The trial of Scooter Libby is providing some pretty revealing insight into the mindset of the Washington press. This Sunday's Meet the Press featured an unabashed series of self-glorifications that make it no wonder the general public is turning elsewhere to get its news. The pedestal that the press places itself upon has grown so high now that they appear to believe themselves, at last, above the law.
Tim Russert’s disastrous dance with Libby attorney Theodore Wells last week left him gun-shy enough to allow Howard Kurtz to frame the discussion. Kurtz began by expressing sympathy for Russert’s position on the witness stand, describing Russert as ‘cautious, hesitant, as anybody would be.’ There was no criticism of Russert’s failed memory, no suggestion of the responsibility of a journalist whose statements may end up sending a man to prison. Instead, Kurtz chastised those outside the beltway that have become deluded with the idea that the Washington press is in fact part of the political game:


"And I think that the people out there who don’t follow this all that closely think that we have become part of the club, too much the insiders. And that is a problem for journalism."

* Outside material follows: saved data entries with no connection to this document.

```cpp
size_t pack_conv3x3_wino_weights(DType dt, const float* w, int cout, int cin, int cin_chunks, uint16_t* dst) {
    const size_t n = (size_t)cin_chunks * WN_WFR * 64 * 8;
    if (!dst) return n;
    size_t o = 0;
    for (int c = 0; c < cin_chunks; ++c)
        for (int dy = 0; dy < 3; ++dy)
            for (int f = 0; f < 4; ++f)
                for (int ct = 0; ct < 4; ++ct)
                    for (int lane = 0; lane < 64; ++lane)
                        for (int e = 0; e < 8; ++e) {
                            const int co = 16 * ct + (lane & 15), ci = 32 * c + 8 * (lane >> 4) + e;
                            float u = 0.f;
                            if (co < cout && ci < cin) {
                                const float* g = w + ((size_t)co * cin + ci) * 9 + dy * 3;
                                u = f == 0 ? g[0] : f == 1 ? 0.5f * ((g[0] + g[1]) + g[2]) : f == 2 ? 0.5f * ((g[0] - g[1]) + g[2]) : g[2];
                            }
                            dst[o++] = f32_to_operand(dt, u);
                        }
    return n;
}

void check_conv3x3_wino(const ConvParams& p, bool split) {
    if (p.H <= 0 || p.W <= 0 || p.cin_chunks <= 0 || p.upsample2x || !p.out || p.in_cstride < 32 || (p.in_cstride & 7) || (p.out_cstride & 7) ||
        (p.out_coff & 7))
        throw Error(1, "conv3x3_wino: bad problem");
    if (p.in_pstride < 32 || (p.in_pstride & 7) || (p.in_pstride == 32 && p.in_cstride < 32 * p.cin_chunks && (long)p.H * p.W > 1))
        throw Error(1, "conv3x3_wino: bad input channel/plane stride");
    if (p.out_pstride < 32 || (p.out_pstride & 7)) throw Error(1, "conv3x3_wino: bad output plane stride");
    if (p.post_act) throw Error(1, "conv3x3_wino: post_act is not implemented");
    if (p.chan_scale) throw Error(1, "conv3x3_wino: chan_scale is not implemented");
    if (p.res1 || p.res2) throw Error(1, "conv3x3_wino: fp32 residuals (res1 / res2) are not implemented");
    if (p.out_f32) throw Error(1, "conv3x3_wino: the fp32 output copy (out_f32) is not implemented");
    if (p.n_groups > 1) throw Error(1, "conv3x3_wino: output-channel groups (n_groups > 1) are not implemented");
    if (split) {
        if (p.act != 0) throw Error(1, "conv3x3_wino: no activation in the split-trunk form");
        if (p.n_id < 0 || p.n_id > 6 || p.n_id > p.cin_chunks) throw Error(1, "conv3x3_wino: bad number of residual planes (n_id)");
        if (p.n_id > 0 && (long)p.H * p.W * p.in_cstride * 2 > 0xffffffffL) throw Error(1, "conv3x3_wino: residual planes larger than 4 GiB");
        if (operand_to_f32(DT_F16, f32_to_operand(DT_F16, p.in_id_scale)) != p.in_id_scale)
            throw Error(1, "conv3x3_wino: in_id_scale not representable in f16");
        for (int i = 0; i < p.n_id; ++i)
            if (operand_to_f32(DT_F16, f32_to_operand(DT_F16, p.id_scale[i])) != p.id_scale[i])
                throw Error(1, "conv3x3_wino: identity scale not representable in f16");
    } else {
        if (p.act < 0 || p.act > 1) throw Error(1, "conv3x3_wino: act must be 0 or 1 (PReLU is not implemented)");
        if (p.n_id || p.out_lo) throw Error(1, "conv3x3_wino: residual planes / lo planes need the split-trunk form");
    }
}

void launch_conv3x3_wino_split(const ConvParams& p_in, hipStream_t stream) {
    check_conv3x3_wino(p_in, true);
    ConvParams p = p_in;
    p.zeros = conv_zero_page();
    const int tiles = ((p.W + TILE_W - 1) / TILE_W) * ((p.H + TILE_H - 1) / TILE_H);
    const int cus = conv_num_cus();
    dim3 grid(tiles < cus ? tiles : cus), block(64 * NWAVES);
    if (p.n_id > 0)
        hipLaunchKernelGGL((conv3x3_wino_split_kernel<true, false>), grid, block, 0, stream, p);
    else
        hipLaunchKernelGGL((conv3x3_wino_split_kernel<false, false>), grid, block, 0, stream, p);
    FW_HIP_CHECK(hipGetLastError());
}

void launch_conv3x3_wino_store(const ConvParams& p_in, hipStream_t stream) {
    check_conv3x3_wino(p_in, false);
    ConvParams p = p_in;
    p.zeros = conv_zero_page();
    const int tiles = ((p.W + TILE_W - 1) / TILE_W) * ((p.H + TILE_H - 1) / TILE_H);
    const int cus = conv_num_cus();
    dim3 grid(tiles < cus ? tiles : cus), block(64 * NWAVES);
    hipLaunchKernelGGL((conv3x3_wino_split_kernel<false, true>), grid, block, 0, stream, p);
    FW_HIP_CHECK(hipGetLastError());
}

}
```

Baseline: 14.97 frames/s.

## Stream residual planes into per-wave LDS landing zones via global_load_lds

Adds an LZ variant of the split Winograd conv kernel. Instead of loading residual identity planes into registers at a fixed MFMA step, each wave issues direct global-to-LDS DMA loads into its own small landing zone. The residual fragments are spread evenly across input-channel chunks and consumed after a vmcnt wait. The aim is to cut VGPR pressure and spread the residual loads across chunks. In exchange it uses more LDS, adds a full vmcnt wait per chunk that can stall the weight and activation prefetch, and falls back to the old path when the planes exceed 4 GB of addressing or an env var forces it.

Result: no change. 14.97 frames/s, median of 2 (+0.0%).

```diff
diff --git a/video-restoration-pipeline-framewright_amd/csrc/conv3x3_wino.hip b/video-restoration-pipeline-framewright_amd/csrc/conv3x3_wino.hip
--- a/video-restoration-pipeline-framewright_amd/csrc/conv3x3_wino.hip
+++ b/video-restoration-pipeline-framewright_amd/csrc/conv3x3_wino.hip
@@ -12,7 +12,9 @@
 constexpr int WN_WFR = 3 * 4 * 4;
 constexpr int WN_W_REGION = WN_WFR * 64;
 constexpr int WN_TOTAL = WN_ACT_REGION + 2 * WN_W_REGION;
-static_assert(NWAVES == 8 && RPW == 2 && WN_TOTAL * 16 <= 160 * 1024, "written for 8 waves of 2 rows");
+constexpr int WN_ZONE_SLOTS = 3;
+constexpr int WN_ZONE = WN_ZONE_SLOTS * 64;
+static_assert(NWAVES == 8 && RPW == 2 && (WN_TOTAL + NWAVES * WN_ZONE) * 16 <= 160 * 1024, "written for 8 waves of 2 rows");
 
 typedef _Float16 wn_h2 __attribute__((ext_vector_type(2)));
 __device__ __forceinline__ uint4 wn_sub(uint4 a, uint4 b) {
@@ -52,10 +54,54 @@
         : "memory");
 }
 
-template <bool PLANES, bool STORE>
+template <int N>
+__device__ __forceinline__ void wn_glds_res(const char* const (&sbase)[WN_ZONE_SLOTS], const unsigned (&voff)[WN_ZONE_SLOTS], unsigned lds_slot2) {
+    static_assert(N >= 1 && N <= WN_ZONE_SLOTS, "fragments per item");
+    unsigned long long sb[WN_ZONE_SLOTS];
+#pragma unroll
+    for (int i = 0; i < N; ++i) {
+        const unsigned long long b = (unsigned long long)sbase[i];
+        sb[i] = ((unsigned long long)(unsigned)__builtin_amdgcn_readfirstlane((unsigned)(b >> 32)) << 32) |
+                (unsigned long long)(unsigned)__builtin_amdgcn_readfirstlane((unsigned)b);
+    }
+    lds_slot2 = __builtin_amdgcn_readfirstlane(lds_slot2);
+    if constexpr (N == 3)
+        asm volatile(
+            "s_nop 4\n\t"
+            "s_mov_b32 m0, %6\n\t"
+            "s_nop 0\n\t"
+            "global_load_lds_dwordx4 %0, %3 offset:-2048\n\t"
+            "global_load_lds_dwordx4 %1, %4 offset:-1024\n\t"
+            "global_load_lds_dwordx4 %2, %5"
+            :
+            : "v"(voff[0]), "v"(voff[1]), "v"(voff[2]), "s"(sb[0]), "s"(sb[1]), "s"(sb[2]), "s"(lds_slot2)
+            : "memory");
+    else if constexpr (N == 2)
+        asm volatile(
+            "s_nop 4\n\t"
+            "s_mov_b32 m0, %4\n\t"
+            "s_nop 0\n\t"
+            "global_load_lds_dwordx4 %0, %2 offset:-2048\n\t"
+            "global_load_lds_dwordx4 %1, %3 offset:-1024"
+            :
+            : "v"(voff[0]), "v"(voff[1]), "s"(sb[0]), "s"(sb[1]), "s"(lds_slot2)
+            : "memory");
+    else
+        asm volatile(
+            "s_nop 4\n\t"
+            "s_mov_b32 m0, %2\n\t"
+            "s_nop 0\n\t"
+            "global_load_lds_dwordx4 %0, %1 offset:-2048"
+            :
+            : "v"(voff[0]), "s"(sb[0]), "s"(lds_slot2)
+            : "memory");
+}
+
+template <bool PLANES, bool STORE, bool LZ = false>
 __global__ __launch_bounds__(64 * NWAVES, WAVES_PER_SIMD) void conv3x3_wino_split_kernel(const ConvParams p) {
+    static_assert(!LZ || (PLANES && !STORE), "the landing zone is the residual planes'");
     using T = _Float16;
-    __shared__ __attribute__((aligned(16))) uint4 lds[WN_TOTAL];
+    __shared__ __attribute__((aligned(16))) uint4 lds[WN_TOTAL + (LZ ? NWAVES * WN_ZONE : 0)];
     const int tid = threadIdx.x;
     const int wave = __builtin_amdgcn_readfirstlane(tid >> 6);
     const int lane = tid & 63;
@@ -196,6 +242,49 @@
         }
     };
 
+    const int fr_all = 4 * p.n_id;
+    const int fr_q = LZ ? fr_all / nch : 0, fr_r = LZ ? fr_all - fr_q * nch : 0;
+    auto fr_lo = [&](int c) { return c * fr_q + (c < fr_r ? c : fr_r); };
+    const unsigned zone = (unsigned)(WN_TOTAL + wave * WN_ZONE);
+    auto issue_res = [&](int c, int ry0, int rx0) {
+        const int q0 = fr_lo(c), cnt = fr_lo(c + 1) - q0;
+        const char* base[WN_ZONE_SLOTS];
+        unsigned voff[WN_ZONE_SLOTS];
+#pragma unroll
+        for (int s = 0; s < WN_ZONE_SLOTS; ++s) {
+            const int q = q0 + s < fr_all ? q0 + s : fr_all - 1;
+            const int y = ry0 + RPW * wave + ((q >> 1) & 1), x = rx0 + 2 * j + (q & 1);
+            const int cy = y < p.H ? y : p.H - 1, cx = x < p.W ? x : p.W - 1;
+            base[s] = reinterpret_cast<const char*>(p.in) + p.chunk_off[q >> 2];
+            voff[s] = (((unsigned)cy * (unsigned)p.W + (unsigned)cx) * (unsigned)p.in_cstride + 8u * sl) * 2u + (unsigned)(WN_ZONE_SLOTS - 1 - s) * 1024u;
+        }
+        const unsigned dst = lds_base + (zone + (WN_ZONE_SLOTS - 1) * 64) * 16u;
+        if (cnt == 3)
+            wn_glds_res<3>(base, voff, dst);
+        else if (cnt == 2)
+            wn_glds_res<2>(base, voff, dst);
+        else if (cnt == 1)
+            wn_glds_res<1>(base, voff, dst);
+    };
+    auto take_res = [&](int q, int slot, int y0, int x0) {
+        uint4 xf = lds[zone + slot * 64 + lane];
+        const int y = y0 + RPW * wave + ((q >> 1) & 1), x = x0 + 2 * j + (q & 1);
+        if (!(y < p.H && x < p.W)) xf = make_uint4(0, 0, 0, 0);
+        const float sc = p.id_scale[q >> 2];
+        using F0 = std::integral_constant<int, 0>;
+        using F3 = std::integral_constant<int, 3>;
+        switch (q & 7) {
+            case 0: add_identity1(0, xf, sc, 0, F0{}); break;
+            case 1: add_identity1(0, xf, -sc, 0, F3{}); break;
+            case 2: add_identity1(1, xf, sc, 0, F0{}); break;
+            case 3: add_identity1(1, xf, -sc, 0, F3{}); break;
+            case 4: add_identity1(0, xf, sc, 1, F0{}); break;
+            case 5: add_identity1(0, xf, -sc, 1, F3{}); break;
+            case 6: add_identity1(1, xf, sc, 1, F0{}); break;
+            default: add_identity1(1, xf, -sc, 1, F3{}); break;
+        }
+    };
+
     issue_w(0, 0);
     issue_act();
 
@@ -245,6 +334,7 @@
                 issue_w(c1, (n + 1) & 1);
                 issue_act();
             }
+            if constexpr (LZ) issue_res(c, y0, x0);
             uint4 ix0[RPW], ix1[RPW];
             const bool has_id = PLANES && c < p.n_id;
             const uint4* wl = lds + WN_ACT_REGION + (n & 1) * WN_W_REGION + lane;
@@ -272,7 +362,7 @@
                     issue_act();
                     FW_SB();
                 }
-                if constexpr (PLANES) {
+                if constexpr (PLANES && !LZ) {
                     if (k == FW_WN_RES_K) {
                         const char* plane = reinterpret_cast<const char*>(p.in) + p.chunk_off[has_id ? c : 0];
 #pragma unroll
@@ -287,7 +377,16 @@
                     }
                 }
             }
-            if constexpr (PLANES) {
+            if constexpr (LZ) {
+                const int q0 = fr_lo(c), cnt = fr_lo(c + 1) - q0;
+                if (cnt > 0) {
+                    FW_WAIT_VMCNT(0);
+#pragma unroll
+                    for (int s = 0; s < WN_ZONE_SLOTS; ++s)
+                        if (s < cnt) take_res(q0 + s, s, y0, x0);
+                }
+            }
+            if constexpr (PLANES && !LZ) {
                 if (has_id) {
 #pragma unroll
                     for (int row = 0; row < RPW; ++row) {
@@ -405,7 +504,14 @@
     const int tiles = ((p.W + TILE_W - 1) / TILE_W) * ((p.H + TILE_H - 1) / TILE_H);
     const int cus = conv_num_cus();
     dim3 grid(tiles < cus ? tiles : cus), block(64 * NWAVES);
-    if (p.n_id > 0)
+    static const bool force_reg = [] {
+        const char* e = getenv("FW_WINO_PLANES_REG");
+        return e && atoi(e) != 0;
+    }();
+    const bool lz = !force_reg && 4 * p.n_id <= WN_ZONE_SLOTS * p.cin_chunks && (long)p.H * p.W * p.in_cstride * 2 + 2048 <= 0xffffffffL;
+    if (p.n_id > 0 && lz)
+        hipLaunchKernelGGL((conv3x3_wino_split_kernel<true, false, true>), grid, block, 0, stream, p);
+    else if (p.n_id > 0)
         hipLaunchKernelGGL((conv3x3_wino_split_kernel<true, false>), grid, block, 0, stream, p);
     else
         hipLaunchKernelGGL((conv3x3_wino_split_kernel<false, false>), grid, block, 0, stream, p);
```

Listen closely to what Kurtz doesn’t say- he doesn’t say that becoming ‘part of the club’ is a problem for journalism. He says that the misconception on the part of those out of the loop that journalists have become part of the club is a problem for journalism. So apparently all they have to do is let us all know the truth, and the problem disappears. Precise work from the author of a book called Spin Cycle.
Later, the talking stick is passed to David Broder. Broder is deeply concerned with the fact that government officials have started using the poor unknowing saints of the press to carry out their dirty work. Again no self-reflection, no call for journalists to be responsible for their actions. Just another pained attempt to deflect attention from the spectacle of media self-immolation that has begun with this trial.
The coups-de-grace comes from PBS’s Gwen Ifill. Ifill describes the ‘collective nervous breakdown’ of the press over the Libby trial, and how concerned journalists are that they may one day be subjected to scrutiny in a court of law. She tells of journalists who are beginning to destroy their notes in order to prevent their exposure in future legal proceedings, as if this is an indicator of how oppressed the poor media has become by the evil judicial system in America. Ifill does not consider the near-lawlessness of her statements, as what she is describing amounts to the destruction of evidence for future cases, evidence that may determine whether or not someone rots in jail for a crime those notes may have exonerated them from. Her cavalier attitude toward the civic responsibility of journalists seems the height of audacity, until she concludes with this:

"And I don’t know what kind of implication that has for the business, what kind of implication that even has, not to make it too big a point, but for the history books."
The troubling absurdity of this dialog is tempered, fortunately, by what is starting to look like come-uppance on a grand scale. As a New York Times reporter said to me toward the end of Russert’s testimony last Thursday, “This is not good for journalists.”